Stored records
*** Block opens ***

diff --git a/openballbot-rl_amd/csrc/bb_team16.h b/openballbot-rl_amd/csrc/bb_team16.h
--- a/openballbot-rl_amd/csrc/bb_team16.h
+++ b/openballbot-rl_amd/csrc/bb_team16.h
@@ -348,42 +348,49 @@
   lt.prep(c6, c6 + 3, mu, f1, f2, D, D[0] * (wheel ? kdw : T(0.5)));
 }
 
-constexpr int GC_LDS = 13;
-static_assert(GC_LDS * 18 <= MAXB_LDS * NBF, "ground Jacobians do not fit W.bc");
 
 template <typename T>
 __device__ __forceinline__ T* ground_ad(EnvWork<T>& W, int c) {
-  static_assert(sizeof(Mass<T>) >= GC_LDS * 4 * sizeof(T), "ground aref/D do not fit the mass blocks");
   return reinterpret_cast<T*>(&W.M) + 4 * c;
 }
-
-template <typename T>
+template <bool REC, typename T>
+__device__ __forceinline__ T* ground_j(EnvWork<T>& W, int c) {
+  return REC ? ws_at(W, grec_off<T>(c)) : W.bc + c * 18;
+}
+template <bool REC, typename T>
+__device__ __forceinline__ T* ground_aref(EnvWork<T>& W, int c, T* j) {
+  return REC ? j + GREC_AREF : ground_ad(W, c);
+}
+
+template <bool FUSE = false, typename T>
 __device__ __forceinline__ void ground_setup(const ModelT<T>& m, EnvWork<T>& W, int ng, int tl) {
+  constexpr bool REC = FUSE && kGroundRecord;
   const int c = tl - 3;
   if (c >= 0 && c < ng && c < GC_LDS) {
     T J[3][6], ar[3], D;
     ground_contact(m, W.g + c * NGF, W.P.RB, W.vi, J, ar, D);
-    T* o = W.bc + c * 18;
+    T* o = ground_j<REC>(W, c);
 #pragma unroll
     for (int r = 0; r < 3; r++)
 #pragma unroll
       for (int i = 0; i < 6; i++) o[6 * r + i] = J[r][i];
-    T* ad = ground_ad(W, c);
+    T* ad = ground_aref<REC>(W, c, o);
 #pragma unroll
     for (int r = 0; r < 3; r++) ad[r] = ar[r];
     ad[3] = D;
   }
 }
 
-template <bool BODY, typename T>
+template <bool BODY, bool FUSE = false, typename T>
 __device__ __forceinline__ void ground_get(const ModelT<T>& m, EnvWork<T>& W, int c, T (&J)[3][6], T (&ar)[3], T& D) {
+  constexpr bool REC = FUSE && kGroundRecord;
   if (!BODY && c < GC_LDS) {
-    const T* o = W.bc + c * 18;
+    const T* o = ground_j<REC>(W, c);
 #pragma unroll
     for (int r = 0; r < 3; r++)
 #pragma unroll
       for (int i = 0; i < 6; i++) J[r][i] = o[6 * r + i];
-    const T* ad = ground_ad(W, c);
+    const T* ad = ground_aref<REC>(W, c, const_cast<T*>(o));
 #pragma unroll
     for (int r = 0; r < 3; r++) ar[r] = ad[r];
     D = ad[3];
@@ -428,6 +435,12 @@
 constexpr bool kPrepSelect = true;
 #else
 constexpr bool kPrepSelect = false;
+#endif
+
+#ifndef BB_NO_SUM3
+constexpr bool kSum3 = true;
+#else
+constexpr bool kSum3 = false;
 #endif
 
 template <bool BODY, bool FUSE = false, typename T>
@@ -450,13 +463,16 @@
                 "wheel f/C scratch needs wf and hg adjacent");
   T* const wCf = &W.u.hes.wf[0][0];
   const bool gsum = ng > 0;
+  constexpr bool SQ = kHrowSquare && FUSE && !BODY;
+  const T* const hrow = SQ ? ws_at(W, hsq_row_off<T>(row)) : W.H;
+#define BB_HROW_LDS(k) (SQ ? hrow[k] : W.H[hidx(row, k)])
 #ifdef BB_HROW_REG
   T hM[NV];
 #pragma unroll
-  for (int k = 0; k < NV; k++) hM[k] = W.H[hidx(row, k)];
+  for (int k = 0; k < NV; k++) hM[k] = BB_HROW_LDS(k);
 #define BB_HROW(k) hM[k]
 #else
-#define BB_HROW(k) W.H[hidx(row, k)]
+#define BB_HROW(k) BB_HROW_LDS(k)
 #endif
   PH_DECL
   constexpr bool CARRY = kCarry && !BODY;
@@ -517,7 +533,7 @@
           T jar[3] = {jar0[0], jar0[1], jar0[2]}, Dc = 0, Jg[3][6];
           if (!wheel) {
             T ar[3];
-            ground_get<BODY>(m, W, c - 3, Jg, ar, Dc);
+            ground_get<BODY, FUSE>(m, W, c - 3, Jg, ar, Dc);
             if (fresh) {
 #pragma unroll
               for (int r = 0; r < 3; r++) jar[r] = ground_dot(Jg, r, a) - ar[r];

*** Block closes ***

* [Try it] In the entries above, find the line containing "#ifdef BB_HROW_REG". Set down that line and every line after it through the last one, exactly and alone.

* [Task answer]
 #ifdef BB_HROW_REG
   T hM[NV];
 #pragma unroll
-  for (int k = 0; k < NV; k++) hM[k] = W.H[hidx(row, k)];
+  for (int k = 0; k < NV; k++) hM[k] = BB_HROW_LDS(k);
 #define BB_HROW(k) hM[k]
 #else
-#define BB_HROW(k) W.H[hidx(row, k)]
+#define BB_HROW(k) BB_HROW_LDS(k)
 #endif
   PH_DECL
   constexpr bool CARRY = kCarry && !BODY;
@@ -517,7 +533,7 @@
           T jar[3] = {jar0[0], jar0[1], jar0[2]}, Dc = 0, Jg[3][6];
           if (!wheel) {
             T ar[3];
-            ground_get<BODY>(m, W, c - 3, Jg, ar, Dc);
+            ground_get<BODY, FUSE>(m, W, c - 3, Jg, ar, Dc);
             if (fresh) {
 #pragma unroll
               for (int r = 0; r < 3; r++) jar[r] = ground_dot(Jg, r, a) - ar[r];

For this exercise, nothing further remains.